template <int KIND, typename T, int SR, bool CL>
__global__ __launch_bounds__(JT, (sizeof(T) == 8 && SR == 1) ? 4 : 8) void k_match_join(const T *__restrict__ qkey, uint32_t nq, uint32_t log2p, const T *__restrict__ cols, uint64_t colcap, uint64_t n,
                                                    uint32_t slot_lo, uint32_t slot_hi, uint32_t slots_per_wg, uint32_t *__restrict__ mm32, uint64_t ld,
                                                    unsigned long long *__restrict__ stats, int chunk_major, uint64_t col0, const uint16_t *__restrict__ qcl,
                                                    const uint16_t *__restrict__ nodelab, const T *__restrict__ qs, uint32_t nh, const uint32_t *__restrict__ cl_lo,
                                                    const uint32_t *__restrict__ qlist, uint32_t dedup_flags)
{
    const uint32_t dedup_below = dedup_flags & 0x7FFFFFFFu;
    static_assert(JU == 4 && JN % JU == 0, "GS_SEL4 / pending mask are written for JU = 4");
    static_assert(!CL || SR == 1, "clusters: request batches only");
    constexpr bool E8 = sizeof(T) == 4 && SR == 1;
    constexpr bool DEDUP = CL && E8;
    constexpr bool D64 = sizeof(T) == 8 && SR == 1 && !CL;
    constexpr bool DENSE = E8 || D64;
    extern __shared__ __attribute__((aligned(16))) uint8_t s_raw[];
    const uint32_t P = 1u << log2p, mask = P - 1, sh = 32 - log2p;
    constexpr uint32_t BMW = (1u << JB_LOG2) / 32;
    uint32_t *tag = (uint32_t *)s_raw;
    uint32_t *bm = E8 ? (uint32_t *)(s_raw + 8 * (size_t)P) : (uint32_t *)(s_raw + 4 * (size_t)P * SR);
    T *key = (T *)(s_raw + (4 * (size_t)P + (size_t)BMW * 4) * SR);
    unsigned long long *ent = (unsigned long long *)s_raw;
    const uint32_t bchunk = chunk_major ? blockIdx.y : blockIdx.x, bslot = chunk_major ? blockIdx.x : blockIdx.y;
    const uint64_t e0 = (uint64_t)bchunk * (JT * JN) + threadIdx.x;
    const uint32_t s0 = slot_lo + bslot * slots_per_wg, s1 = s0 + slots_per_wg < slot_hi ? s0 + slots_per_wg : slot_hi;
    const uint2 *labT = CL ? (const uint2 *)nodelab + (uint64_t)bchunk * (JN / JU) * JT : nullptr;
    uint32_t sticky[JN];
    uint32_t natom = 0;
    uint32_t nexp = 0;
#pragma unroll
    for (int i = 0; i < JN; i++) sticky[i] = 0;
    const uint32_t lane = threadIdx.x & 63;
    uint32_t vmask = 0;
#pragma unroll
    for (int u = 0; u < JN; u++) vmask |= (uint32_t)(e0 + (uint64_t)u * JT < n) << u;
    const uint64_t ebase_u = col0 + (uint64_t)bchunk * (JT * JN);
    const uint32_t tid = threadIdx.x;
    uint32_t labmask = 0;
    if (CL && DENSE) {
#pragma unroll
        for (int it = 0; it < JN / JU; it++) {
            const uint2 l4 = labT[it * JT + threadIdx.x];
            labmask |= ((uint32_t)((l4.x & 0xFFFFu) != 0u) | (uint32_t)((l4.x >> 16) != 0u) << 1 | (uint32_t)((l4.y & 0xFFFFu) != 0u) << 2 | (uint32_t)((l4.y >> 16) != 0u) << 3) << (it * JU);
        }
    }
    const bool wave_lab = CL && DENSE && (dedup_flags >> 31) && __any(labmask != 0u);
    uint2 *wq = (uint2 *)(s_raw + (D64 ? 12 : 8) * (size_t)P + (size_t)BMW * 4) + (threadIdx.x >> 6) * (D64 ? 128 : 64);
    T vn[DENSE ? JN : JU];
#pragma unroll
    for (int u = 0; u < (DENSE ? JN : JU); u++) { const uint64_t e = e0 + (uint64_t)u * JT; vn[u] = (e < n && s0 < s1) ? cols[(uint64_t)s0 * colcap + e] : (T)0; }
    for (uint32_t sr = s0; sr < s1; sr += SR) {
        const uint32_t nr = s1 - sr < (uint32_t)SR ? s1 - sr : (uint32_t)SR;
        constexpr int JQ = DENSE ? (int)((((1u << JP_MAX_LOG2) * 2) / 5 + JT - 1) / JT) : 1;
        T kq[JQ];
        uint32_t tq[(JQ + 1) / 2] = {};
        if (DENSE) {
            typedef const T __attribute__((address_space(1))) *gptr;
            const uint64_t qb = (uint64_t)(qkey + (uint64_t)sr * nq);
            const gptr qk = (gptr)(((uint64_t)(uint32_t)__builtin_amdgcn_readfirstlane((uint32_t)(qb >> 32)) << 32) | (uint64_t)(uint32_t)__builtin_amdgcn_readfirstlane((uint32_t)qb));
            uint32_t o = threadIdx.x;
            asm volatile("" : "+v"(o));
#pragma unroll
            for (int j = 0; j < JQ; j++) { const gptr qj = qk + j * JT; kq[j] = o + (uint32_t)j * JT < nq ? qj[o] : (T)0; }
            if constexpr (CL) {
#pragma unroll
                for (int j = 0; j < JQ; j++) { const uint32_t i = o + (uint32_t)j * JT; tq[j >> 1] |= (i < nq ? (uint32_t)qcl[i] : 0u) << ((j & 1) * 16); }
            }
        }
        join_lds_barrier();
        if (E8) { for (uint32_t i = threadIdx.x; i < P; i += JT) ent[i] = 0ull; }
        else for (uint32_t i = threadIdx.x; i < P * SR; i += JT) tag[i] = 0;
        for (uint32_t i = threadIdx.x; i < BMW * SR; i += JT) bm[i] = 0;
        join_lds_barrier();
        auto insert_key = [&](const uint32_t r, const uint32_t q, T k, const uint32_t clq) {
            const uint32_t tw = CL ? (q + 1) | (clq << JTAG_CL_SHIFT) : q + 1;
            if (never_equal<KIND, T>(k)) return;
            k = canon<KIND, T>(k);
            const uint32_t hq = join_hash(k);
            atomicOr(&bm[r * BMW + (hq >> (32 - JB_LOG2 + 5))], (1u << ((hq >> (32 - JB_LOG2)) & 31)) | (1u << ((hq >> (27 - JB_LOG2)) & 31)));
            uint32_t h = hq >> sh;
            if (E8) {
                const unsigned long long nw = ((unsigned long long)tw << 32) | (uint32_t)k;
                for (;;) {
                    const unsigned long long old = atomicCAS(&ent[h], 0ull, nw);
                    if (old == 0ull) break;
                    if (DEDUP && (tw >> JTAG_CL_SHIFT) - 1u < dedup_below - 1u && (uint32_t)old == (uint32_t)k &&
                        (((uint32_t)(old >> 32) >> JTAG_CL_SHIFT) & JCL_MAX) == (tw >> JTAG_CL_SHIFT)) {
                        atomicOr((uint32_t *)&ent[h] + 1, JTAG_MULTI);
                        break;
                    }
                    if ((uint32_t)old == (uint32_t)k && !((uint32_t)(old >> 32) & JTAG_MORE)) atomicOr((uint32_t *)&ent[h] + 1, JTAG_MORE);
                    h = (h + 1) & mask;
                }
            } else {
                while (atomicCAS(&tag[r * P + h], 0u, tw) != 0u) h = (h + 1) & mask;
                key[r * P + h] = k;
            }
        };
        if (DENSE) {
#pragma unroll
            for (int j = 0; j < JQ; j++) { const uint32_t i = threadIdx.x + (uint32_t)j * JT; if (i < nq) insert_key(0u, i, kq[j], (tq[j >> 1] >> ((j & 1) * 16)) & 0xFFFFu); }
        } else {
            for (uint32_t i = threadIdx.x; i < nq * nr; i += JT) { const uint32_t r = i / nq, q = i - r * nq; insert_key(r, q, qkey[(uint64_t)(sr + r) * nq + q], CL ? (uint32_t)qcl[q] : 0u); }
        }
        uint2 lb0 = make_uint2(0u, 0u), lb1 = make_uint2(0u, 0u);
        if constexpr (CL && DENSE) {
            if (wave_lab) { uint32_t o0 = threadIdx.x, o1 = JT + threadIdx.x; asm volatile("" : "+v"(o0), "+v"(o1)); lb0 = labT[o0]; lb1 = labT[o1]; }
        }
        join_lds_barrier();
#pragma unroll 1
        for (uint32_t r = 0; r < nr; r++) {
            const uint32_t s = sr + r, tb = r * P, bb = r * BMW;
            const T *col = cols + (uint64_t)s * colcap;
            if constexpr (DENSE) {
                uint32_t pend = 0;
#pragma unroll
                for (int u0 = 0; u0 < JN; u0 += 4) {
                    uint32_t hsd[4], bwd[4];
#pragma unroll
                    for (int u = 0; u < 4; u++) { hsd[u] = join_hash(vn[u0 + u]); bwd[u] = bm[hsd[u] >> (32 - JB_LOG2 + 5)]; }
#pragma unroll
                    for (int u = 0; u < 4; u++) {
                        const uint32_t pass = (vmask >> (u0 + u)) & (bwd[u] >> ((hsd[u] >> (32 - JB_LOG2)) & 31)) & (bwd[u] >> ((hsd[u] >> (27 - JB_LOG2)) & 31)) & 1u;
                        pend |= pass << (u0 + u);
                    }
                }
                if constexpr (CL) {
                    if (wave_lab) {
#pragma unroll
                        for (int u = 0; u < JN; u++) {
                            const uint32_t l2 = u < 4 ? ((u & 2) ? lb0.y : lb0.x) : ((u & 2) ? lb1.y : lb1.x);
                            const uint32_t lab = (l2 >> ((u & 1) * 16)) & 0xFFFFu;
                            if (((pend >> u) & 1u) && lab != 0u) {
                                uint32_t hh = join_hash(vn[u]) >> sh;
#pragma unroll
                                for (int j = 0; j < JWALK; j++) {
                                    const unsigned long long en = ent[hh];
                                    const uint32_t t = (uint32_t)(en >> 32);
                                    if (t == 0u) { pend &= ~(1u << u); natom += GS_JOIN_COUNT_KIND == 8; break; }
                                    if ((uint32_t)en == (uint32_t)vn[u]) {
                                        if (((t >> JTAG_CL_SHIFT) & JCL_MAX) != lab) break;
                                        if (!(t & JTAG_MORE)) { pend &= ~(1u << u); natom += GS_JOIN_COUNT_KIND == 8; break; }
                                    }
                                    hh = (hh + 1) & mask;
                                }
                            }
                        }
                    }
                }
                while (__any(pend != 0u)) {
                    uint32_t qn = 0;
                    const uint32_t pend0 = pend;
#pragma unroll
                    for (int u = 0; u < JN; u++) {
                        const bool want = (pend >> u) & 1u;
                        const unsigned long long mw = __ballot(want);
                        const uint32_t cw = (uint32_t)__popcll(mw);
                        if (cw != 0u && qn + cw <= 64u) {
                            if (want) {
                                const uint32_t at = qn + __builtin_amdgcn_mbcnt_hi((uint32_t)(mw >> 32), __builtin_amdgcn_mbcnt_lo((uint32_t)mw, 0u));
                                const uint32_t who = lane | ((uint32_t)u << 6) | (sticky[u] << 9) | (CL ? ((labmask >> u) & 1u) << 29 : 0u);
                                if constexpr (D64) { wq[2 * at] = make_uint2((uint32_t)vn[u], (uint32_t)((uint64_t)vn[u] >> 32)); wq[2 * at + 1].x = who; }
                                else wq[at] = make_uint2((uint32_t)vn[u], who);
                            }
                            qn += cw; pend &= ~(1u << u);
                        }
                    }
                    join_wave_sync();
                    if constexpr (CL) {
                        if (GS_JOIN_COUNT_KIND == 7 && lane < qn) natom++;
                        bool have = lane < qn;
                        uint2 qe = make_uint2(0u, 0u);
                        if (have) qe = wq[lane];
                        uint32_t st = (qe.y >> 9) & 0xFFFFFu, flp = 0;
                        const uint32_t eloc = (qe.y & 63u) + ((qe.y >> 6) & 7u) * JT;
                        uint32_t hh = join_hash((T)qe.x) >> sh;
                        for (;;) {
                            uint32_t mitem = 0;
                            if (have) {
                                const unsigned long long en = ent[hh];
                                const uint32_t t = (uint32_t)(en >> 32);
                                if (t == 0u) have = false;
                                else {
                                    if ((uint32_t)en == qe.x) {
                                        if (!(t & JTAG_MORE)) have = false;
                                        bool count_it = true;
// ... 249 lines not shown
    __shared__ uint2 stage[HS_STAGE];
    __shared__ uint32_t sn;
    __shared__ unsigned long long sbase;
    if (threadIdx.x == 0) sn = 0;
    __syncthreads();
    const uint64_t tiles_per_row = (n + 2047) / 2048, ntiles = tiles_per_row * nq;
    uint32_t tot = 0;
    auto flush = [&]() {
        __syncthreads();
        const uint32_t cnt = sn;
        if (cnt) {
            if (threadIdx.x == 0) sbase = atomicAdd(&ctr[0], (unsigned long long)cnt);
            __syncthreads();
            const unsigned long long base = sbase;
            for (uint32_t i = threadIdx.x; i < cnt; i += 256) if (base + i < cap) pairs[base + i] = stage[i];
            __syncthreads();
            if (threadIdx.x == 0) sn = 0;
        }
        __syncthreads();
    };
    for (uint64_t t = blockIdx.x; t < ntiles; t += gridDim.x) {
        const uint32_t q = (uint32_t)(t / tiles_per_row);
        const uint64_t e8 = (t - (uint64_t)q * tiles_per_row) * 2048 + (uint64_t)threadIdx.x * 8;
        if (e8 < n) {
            const uint4 w = *(const uint4 *)(mat + (uint64_t)q * ld + e8);
            const uint32_t ww[4] = {w.x, w.y, w.z, w.w};
#pragma unroll
            for (int i = 0; i < 8; i++) {
                const uint32_t c = (ww[i >> 1] >> ((i & 1) * 16)) & 0xFFFFu;
                const uint32_t def = (e8 + i < n) ? m - c : 0u;
                tot += def;
                if (def >= JHEAVY) stage[atomicAdd(&sn, 1u)] = make_uint2((uint32_t)(e8 + i), q | (def << 16));
            }
        }
        __syncthreads();
        if (sn >= HS_STAGE - 2048) flush();
    }
    flush();
#pragma unroll
    for (int o = 32; o > 0; o >>= 1) tot += __shfl_down(tot, o);
    if ((threadIdx.x & 63) == 0 && tot) atomicAdd(&ctr[1], (unsigned long long)tot);
}
__global__ void k_label_init(uint32_t *__restrict__ labq, uint32_t nq, uint32_t *__restrict__ labe, uint64_t n)
{
    const uint64_t i = (uint64_t)blockIdx.x * blockDim.x + threadIdx.x;
    if (i < nq) labq[i] = (uint32_t)i;
    if (i < n) labe[i] = 0xFFFFFFFFu;
}
__global__ void k_label_prop(const uint2 *__restrict__ pairs, const unsigned long long *__restrict__ ctr, uint64_t cap, uint32_t *__restrict__ labq, uint32_t *__restrict__ labe)
{
    const uint64_t np = ctr[0] < cap ? ctr[0] : cap;
    for (uint64_t i = (uint64_t)blockIdx.x * blockDim.x + threadIdx.x; i < np; i += (uint64_t)gridDim.x * blockDim.x) {
        const uint2 p = pairs[i];
        const uint32_t q = p.y & 0xFFFFu, a = labq[q], b = labe[p.x], l = a < b ? a : b;
        if (l < a) atomicMin(&labq[q], l);
        if (l < b) atomicMin(&labe[p.x], l);
    }
}
__global__ void k_label_count(const uint32_t *__restrict__ labe, uint64_t n, uint32_t nq, uint32_t *__restrict__ cnt)
{
    for (uint64_t e = (uint64_t)blockIdx.x * blockDim.x + threadIdx.x; e < n; e += (uint64_t)gridDim.x * blockDim.x) { const uint32_t l = labe[e]; if (l < nq) atomicAdd(&cnt[l], 1u); }
}
template <typename T>
__global__ __launch_bounds__(256) void k_query_cols_list(const uint8_t *__restrict__ rows, uint64_t stride, const uint32_t *__restrict__ qlist, uint32_t nh, uint32_t m, T *__restrict__ qs)
{
    __shared__ T tile[32][33];
    const uint32_t tx = threadIdx.x & 31, ty = threadIdx.x >> 5;
    const uint64_t r0 = (uint64_t)blockIdx.x * 32, s0 = (uint64_t)blockIdx.y * 32;
    for (uint32_t j = ty; j < 32; j += 8) {
        const uint64_t r = r0 + j, s = s0 + tx;
        tile[j][tx] = (r < nh && s < m) ? ((const T *)(rows + (uint64_t)qlist[r] * stride))[s] : (T)0;
    }
    __syncthreads();
    for (uint32_t j = ty; j < 32; j += 8) {
        const uint64_t s = s0 + j, r = r0 + tx;
        if (s < m && r < nh) qs[s * nh + r] = tile[tx][j];
    }
}
struct JoinGeom { uint32_t chunks, log2p; size_t lds1, ldsq; };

TASK GOAL ▸ Provide the number of lines in the listing where the string "template" is found, and nothing besides.

REPLY TO THE TASK ▸ 2